**What needs to be done**
In the data, extract each line that holds the string "undef".

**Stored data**
^^^^^^^^
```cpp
__device__ float g_lstm_zero_row[128];
template <int KW>
__global__ void __launch_bounds__(kWG8, KW <= 32 ? 4 : 2)
lstm_bwd_r4_kernel(LstmBwdArgs a) {
  if (a.skip && a.skip[0] != 0) return;
  LSTM_T0();
  constexpr int G4P = 4 * 128 + KW;
  constexpr int WPG = KW <= 32 ? 8 : 4;
  __shared__ __attribute__((aligned(16))) float dG[LR4 * G4P];
  __shared__ float red[8][LR4][64];
  const int H = a.H, B = a.B, G4 = 4 * H;
  const int tid = threadIdx.x, lane = tid & 63;
  const int wave = __builtin_amdgcn_readfirstlane(tid >> 6);
  const int r0 = blockIdx.x * LR4;
  const int64_t BH = (int64_t)B * H, BG4 = (int64_t)B * G4;
  const int kw = (G4 + WPG - 1) / WPG;
  const int ug = wave / WPG, kp = wave - ug * WPG;
  const int k0 = kp * kw;
  const int unit = ug * 64 + lane;
  const int uc = unit < H ? unit : H - 1;
  for (int e = tid; e < LR4 * G4P; e += kWG8) dG[e] = 0.f;
  for (int e = tid; e < 8 * LR4 * 64; e += kWG8) (&red[0][0][0])[e] = 0.f;
  const bool cell = tid < LR4 * H;
  const int crow = cell ? tid / H : 0;
  const int cunit = cell ? tid - crow * H : 0;
  const int cgr = r0 + crow;
  const bool cok = cell && cgr < B;
  const int64_t grc = cgr < B ? cgr : B - 1;
  const int cug = cunit >> 6, cl = cunit & 63;
  const int64_t goff = grc * G4 + cunit, hoff = grc * H + cunit;
  auto fetch = [&](int t, BpttIn& s) {
    const float* gp = a.gates + ((int64_t)t * BG4 + goff);
    s.ig = gp[0]; s.fg = gp[H]; s.cg = gp[2 * H]; s.og = gp[3 * H];
    const int64_t o = (int64_t)t * BH + hoff;
    s.c = a.cbuf[o + BH];
    s.cp = a.cbuf[o];
    s.dh = a.dh[o];
  };
  BpttIn sa, sb;
  fetch(a.S - 1, sa);
  fetch(a.S > 1 ? a.S - 2 : 0, sb);
  float w[KW];
  const int jn = min(kw, G4 - k0);
#pragma unroll
  for (int j = 0; j < KW; ++j) {
    const bool in = j < jn;
    const float* base = in ? a.w_hh : g_lstm_zero_row;
    const uint32_t ro = in ? (uint32_t)((k0 + j) * H) : 0u;
    w[j] = base[ro + (uint32_t)uc];
  }
  asm volatile("" : "+v"(sa.ig), "+v"(sa.fg), "+v"(sa.cg), "+v"(sa.og), "+v"(sa.c), "+v"(sa.cp),
               "+v"(sa.dh));
  asm volatile("" : "+v"(sb.ig), "+v"(sb.fg), "+v"(sb.cg), "+v"(sb.og), "+v"(sb.c), "+v"(sb.cp),
               "+v"(sb.dh));
  BpttFac f = bptt_factors(sa);
  float dcreg = 0.f;
  __builtin_amdgcn_s_waitcnt(0x0F70);
  __syncthreads();
  LSTM_TICK(7);
  auto cells = [&](const BpttIn& x, float d[4]) __attribute__((always_inline)) {
    if (cell) {
      float r[WPG];
#pragma unroll
      for (int p = 0; p < WPG; ++p) r[p] = red[cug * WPG + p][crow][cl];
      float dhr = 0.f;
#pragma unroll
      for (int p = 0; p < WPG; ++p) dhr += r[p];
      const float dcf = bptt_cell(x, f, dhr, dcreg, d);
      dcreg = cok ? dcf : 0.f;
      float* l = dG + crow * G4P + cunit;
      l[0] = cok ? d[0] : 0.f; l[H] = cok ? d[1] : 0.f;
      l[2 * H] = cok ? d[2] : 0.f; l[3 * H] = cok ? d[3] : 0.f;
    }
    LSTM_TICK(3);
    __syncthreads();
    LSTM_TICK(4);
  };
  auto store = [&](int t, const float d[4]) __attribute__((always_inline)) {
    if (cok) {
      float* o = a.dgates + ((int64_t)t * BG4 + (int64_t)cgr * G4 + cunit);
      o[0] = d[0]; o[H] = d[1]; o[2 * H] = d[2]; o[3 * H] = d[3];
    }
  };
  auto step = [&](int t, BpttIn& x, BpttIn& y) __attribute__((always_inline)) {
    float d[4] = {0.f, 0.f, 0.f, 0.f};
    cells(x, d);
    f32x4 acc[8];
#pragma unroll
    for (int j = 0; j < 8; ++j) acc[j] = f32x4{0.f, 0.f, 0.f, 0.f};
    constexpr int NQ = KW / 4, LQ = 4;
    const float4* dr = reinterpret_cast<const float4*>(dG + (lane & 3) * G4P + k0);
    float4 q[LQ];
#pragma unroll
    for (int j = 0; j < LQ && j < NQ; ++j) q[j] = dr[j];
#pragma unroll
    for (int j = 0; j < NQ; ++j) {
      const float4 u = q[j % LQ];
      if (j + LQ < NQ) q[j % LQ] = dr[j + LQ];
      const int a0 = (j & 1) * 4;
      acc[a0 + 0] = mfma4x64(u.x, w[4 * j + 0], acc[a0 + 0]);
      acc[a0 + 1] = mfma4x64(u.y, w[4 * j + 1], acc[a0 + 1]);
      acc[a0 + 2] = mfma4x64(u.z, w[4 * j + 2], acc[a0 + 2]);
      acc[a0 + 3] = mfma4x64(u.w, w[4 * j + 3], acc[a0 + 3]);
      if (j == 1) {
        store(t, d);
        fetch(t > 1 ? t - 2 : 0, x);
      }
      __builtin_amdgcn_sched_barrier(0);
    }
    asm volatile("" : "+v"(y.ig), "+v"(y.fg), "+v"(y.cg), "+v"(y.og), "+v"(y.c), "+v"(y.cp),
                 "+v"(y.dh));
    f = bptt_factors(y);
    asm volatile("" : "+v"(f.tc), "+v"(f.omt), "+v"(f.fo), "+v"(f.fi), "+v"(f.fgg), "+v"(f.ff));
    const f32x4 sum = ((acc[0] + acc[1]) + (acc[2] + acc[3])) +
                      ((acc[4] + acc[5]) + (acc[6] + acc[7]));
#pragma unroll
    for (int i = 0; i < 4; ++i) red[wave][i][lane] = sum[i];
    LSTM_TICK(5);
    __syncthreads();
  };
  int t = a.S - 1;
  for (int i = t >> 1; i > 0; --i, t -= 2) {
    step(t, sa, sb);
    step(t - 1, sb, sa);
  }
  float d[4] = {0.f, 0.f, 0.f, 0.f};
  if (t == 1) {
    step(1, sa, sb);
    cells(sb, d);
  } else {
    cells(sa, d);
  }
  store(0, d);
}

static int device_cus() {
  static int cus = 0;
  if (!cus) {
    int dev = 0;
    (void)hipGetDevice(&dev);
    if (hipDeviceGetAttribute(&cus, hipDeviceAttributeMultiprocessorCount, dev) != hipSuccess || cus < 1)
      cus = 256;
  }
  return cus;
}
static bool lstm_valu(int B, int H) { return H >= 1 && H <= 128 && B <= device_cus(); }
bool lstm_fwd_image_ok(int B, int H) { return H >= 1 && H <= 128 && B >= 1 && !lstm_valu(B, H); }

__global__ void __launch_bounds__(kWG)
lstm_weight_image_kernel(const float* __restrict__ w_ih, const float* __restrict__ w_hh, int din,
                         int H, float* __restrict__ image) {
  const int G4 = 4 * H, nih = G4 * din, nw = nih + G4 * H;
  const int o = blockIdx.x * kWG + threadIdx.x;
  if (o >= nw + G4) return;
  if (o < nih) {
    const int k = o / G4, col = o - k * G4;
    image[o] = w_ih[col * din + k];
  } else if (o < nw) {
    const int k = (o - nih) / G4, col = (o - nih) - k * G4;
    image[o] = w_hh[col * H + k];
  } else {
    image[o] = 0.f;
  }
}

int launch_lstm_weight_image(const float* w_ih, const float* w_hh, int din, int H, float* image,
                             hipStream_t st) {
  if (H < 1 || H > 128 || din < 1 || din > 4096)
    return set_error(SMI_E_ARG, "lstm_weight_image: H must be in [1, 128], din in [1, 4096]");
  const int n = 4 * H * (din + H + 1);
  hipLaunchKernelGGL(lstm_weight_image_kernel, dim3((n + kWG - 1) / kWG), dim3(kWG), 0, st, w_ih,
                     w_hh, din, H, image);
  return check_launch("lstm_weight_image_kernel");
}

#ifdef SMI_PROF
extern "C" int smi_lstm_phase_ticks(unsigned long long* out ) {
  if (hipMemcpyFromSymbol(out, HIP_SYMBOL(g_lstm_ticks), sizeof(g_lstm_ticks)) != hipSuccess)
    return SMI_E_LAUNCH;
  static const unsigned long long zero[8] = {0, 0, 0, 0, 0, 0, 0, 0};
  return hipMemcpyToSymbol(HIP_SYMBOL(g_lstm_ticks), zero, sizeof(zero)) == hipSuccess ? SMI_OK
                                                                                        : SMI_E_LAUNCH;
}
#endif

int64_t lstm_fwd_lds(int H) { return (int64_t)2 * LR * lstm_ld(4 * lstm_q(H)) * 4; }
int64_t lstm_bwd_lds(int H) { return (int64_t)2 * LR * lstm_ld(4 * H) * 4; }

static bool r4_vf(const LstmFwdArgs& a, bool fused_x) {
  auto al = [](const void* p, uintptr_t m) { return (reinterpret_cast<uintptr_t>(p) & m) == 0; };
  if (a.H % 4 != 0 || !al(a.w_hh, 15)) return false;
  return !fused_x || (a.din % 2 == 0 && a.din >= 2 && al(a.w_ih, 7));
}

int launch_lstm_fwd(const float* xproj, const float* w_hh, const float* b_hh, const float* h0,
                    const float* c0, int S, int B, int H, float* hbuf, float* cbuf, float* gates,
                    hipStream_t st, const int* skip, int keep, bool image) {
  if (B <= 0 || S < 0) return SMI_OK;
  if (H < 1 || H > 256) return set_error(SMI_E_ARG, "lstm: hidden size must be in [1, 256]");
  if (image && !lstm_fwd_image_ok(B, H)) return SMI_E_NOFIT;
  LstmFwdArgs a{xproj, w_hh, b_hh, h0, c0, S, B, H, hbuf, cbuf, gates, skip};
  a.keep = keep;
  const int kslot = ktime_begin(st);
  struct End { int s; hipStream_t st; double f;
               ~End() { ktime_end(s, KT_LSTM_FWD, f, st); } } end_{kslot, st, 8.0 * B * H * (double)H * S};
  if (lstm_valu(B, H)) return check_launch(lstm_v_fwd(a, 0, st));
  if (H <= 128) {
    const dim3 g4((B + LR4 - 1) / LR4);
    const bool vf = r4_vf(a, false);
#define SMI_R4F(KP_)                                                                        \
    do {                                                                                    \
      if (image) {                                                                          \
        hipLaunchKernelGGL((lstm_fwd_r4_kernel<KP_, 0, false, true>), g4, dim3(kWG8), 0,    \
                           st, a);                                                          \
        return check_launch("lstm_fwd_r4_kernel<" #KP_ ",0,img>");                          \
      } else if (vf) {                                                                      \
        hipLaunchKernelGGL((lstm_fwd_r4_kernel<KP_, 0, true>), g4, dim3(kWG8), 0, st, a);   \
        return check_launch("lstm_fwd_r4_kernel<" #KP_ ",0,vf>");                           \
      } else {                                                                              \
        hipLaunchKernelGGL((lstm_fwd_r4_kernel<KP_, 0>), g4, dim3(kWG8), 0, st, a);         \
        return check_launch("lstm_fwd_r4_kernel<" #KP_ ",0>");                              \
      }                                                                                     \
    } while (0)
    if (H <= 32) SMI_R4F(32);
    else if (H <= 64) SMI_R4F(64);
    else if (H <= 104) SMI_R4F(104);
    else SMI_R4F(128);
#undef SMI_R4F
  }
  const size_t lds = (size_t)lstm_fwd_lds(H);
  const dim3 grid((B + LR - 1) / LR);
  allow_lds(lstm_fwd_kernel, lds);
  hipLaunchKernelGGL(lstm_fwd_kernel, grid, dim3(kWG), lds, st, a);
  return check_launch("lstm_fwd_kernel<4>");
}

int launch_lstm_fwd_x(const float* x, int64_t ldx, int din, const float* w_ih, const float* b_ih,
                      const float* w_hh, const float* b_hh, const float* h0, const float* c0,
                      int S, int B, int H, float* hbuf, float* cbuf, float* gates,
                      hipStream_t st, const int* skip, int keep, bool image) {
  if (B <= 0 || S <= 0) return SMI_OK;
  if (!lstm_fwd_x_fuses(din, H)) return SMI_E_NOFIT;
  const bool valu = lstm_valu(B, H);
  if (image && valu) return SMI_E_NOFIT;
  if (image && w_hh != w_ih + (int64_t)4 * H * din)
    return set_error(SMI_E_ARG, "lstm: W_hhT must follow W_ihT in the weight image");
  if (valu && lstm_fwd_v_lds(S, din <= 48 ? 48 : 64, (4 * H + 63) & ~63) > kVxMax)
    return SMI_E_NOFIT;
  LstmFwdArgs a{nullptr, w_hh, b_hh, h0, c0, S, B, H, hbuf, cbuf, gates, skip,
                x, ldx, din, w_ih, b_ih, keep};
  const int kslot = ktime_begin(st);
  struct End { int s; hipStream_t st; double f;
               ~End() { ktime_end(s, KT_LSTM_FWD, f, st); } } end_{
      kslot, st, 8.0 * B * H * (double)(H + din) * S};
  if (valu) return check_launch(lstm_v_fwd(a, din <= 48 ? 48 : 64, st));
  const dim3 g4((B + LR4 - 1) / LR4);
  const bool vf = r4_vf(a, true);
#define SMI_R4X(KP_, KX_)                                                                     \
  do {                                                                                        \
    if (image) {                                                                              \
      hipLaunchKernelGGL((lstm_fwd_r4_kernel<KP_, KX_, false, true>), g4, dim3(kWG8), 0, st,  \
                         a);                                                                  \
      return check_launch("lstm_fwd_r4_kernel<" #KP_ "," #KX_ ",img>");                       \
    } else if (vf) {                                                                          \
      hipLaunchKernelGGL((lstm_fwd_r4_kernel<KP_, KX_, true>), g4, dim3(kWG8), 0, st, a);     \
      return check_launch("lstm_fwd_r4_kernel<" #KP_ "," #KX_ ",vf>");                        \
    } else {                                                                                  \
      hipLaunchKernelGGL((lstm_fwd_r4_kernel<KP_, KX_>), g4, dim3(kWG8), 0, st, a);           \
      return check_launch("lstm_fwd_r4_kernel<" #KP_ "," #KX_ ">");                           \
    }                                                                                         \
  } while (0)
  if (din <= 48) {
    if (H <= 64) SMI_R4X(64, 48);
    else SMI_R4X(104, 48);
  } else {
    if (H <= 64) SMI_R4X(64, 64);
    else SMI_R4X(104, 64);
  }
#undef SMI_R4X
}

int lstm_bwd_q_form(int B, int H, const float* w_hh) {
  if (!lstm_valu(B, H) || !lstm_bwd_q_ok(H, w_hh)) return 0;
  return H <= 64 ? 16 : H <= 100 ? 25 : 32;
}

bool lstm_fwd_x_dual_fits(int B0, int B1, int S, int H, int din) {
  if (din < 1 || din > 64 || H < 1 || H > 104 || B0 <= 0 || B1 <= 0)
    return false;
  if (!lstm_valu(B0 + B1, H)) return false;
  return lstm_fwd_v_lds(S, din <= 48 ? 48 : 64, (4 * H + 63) & ~63) <= kVxMax;
}

int launch_lstm_fwd_x_dual(const LstmFwdArgs& a0, const LstmFwdArgs& a1, hipStream_t st) {
  const int H = a0.H, din = a0.din;
  const int smax = a0.S > a1.S ? a0.S : a1.S;
  if (a0.S <= 0 && a1.S <= 0) return SMI_OK;
  if (a0.S <= 0 || a1.S <= 0) return SMI_E_NOFIT;
  if (a0.H != a1.H || a0.din != a1.din || !lstm_fwd_x_dual_fits(a0.B, a1.B, smax, H, din))
    return SMI_E_NOFIT;
  const int kx = din <= 48 ? 48 : 64;
  const int kslot = ktime_begin(st);
  const char* form = lstm_q_fwd_dual(a0, a1, kx, st);
  ktime_end(kslot, KT_LSTM_FWD,
            8.0 * H * (double)(H + din) * ((double)a0.B * a0.S + (double)a1.B * a1.S), st);
  return check_launch(form);
}

int launch_lstm_bwd(const float* dh, const float* gates, const float* cbuf, const float* w_hh,
                    int S, int B, int H, float* dgates, hipStream_t st, const int* skip) {
  if (B <= 0 || S <= 0) return SMI_OK;
  if (H < 1 || H > 256) return set_error(SMI_E_ARG, "lstm: hidden size must be in [1, 256]");
  LstmBwdArgs a{dh, gates, cbuf, w_hh, S, B, H, dgates, skip};
  const int kslot = ktime_begin(st);
  struct End { int s; hipStream_t st; double f;
               ~End() { ktime_end(s, KT_LSTM_BWD, f, st); } } end_{kslot, st,
                                                                 8.0 * B * H * (double)H * (S - 1)};
  if (lstm_valu(B, H)) return check_launch(lstm_v_bwd(a, st));
  if (H <= 128) {
    const int nu = (H + 63) / 64, wpg = 8 / nu;
    const int kw = (4 * H + wpg - 1) / wpg;
    const dim3 g4((B + LR4 - 1) / LR4);
#define SMI_R4B(KW_)                                                              \
    do {                                                                          \
      hipLaunchKernelGGL(lstm_bwd_r4_kernel<KW_>, g4, dim3(kWG8), 0, st, a);      \
      return check_launch("lstm_bwd_r4_kernel<" #KW_ ">");                        \
    } while (0)
    if (kw <= 32) SMI_R4B(32);
    else if (kw <= 104) SMI_R4B(104);
    else SMI_R4B(128);
#undef SMI_R4B
  }
  const size_t lds = (size_t)lstm_bwd_lds(H);
  if (lds > 160 * 1024) return set_error(SMI_E_NOFIT, "lstm: hidden size too large for LDS");
  const dim3 grid((B + LR - 1) / LR);
  allow_lds(lstm_bwd_kernel, lds);
  hipLaunchKernelGGL(lstm_bwd_kernel, grid, dim3(kWG), lds, st, a);
  return check_launch("lstm_bwd_kernel<4>");
}


}
```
^^^^^^^^
**Finished task**
#undef SMI_R4F
#undef SMI_R4X
#undef SMI_R4B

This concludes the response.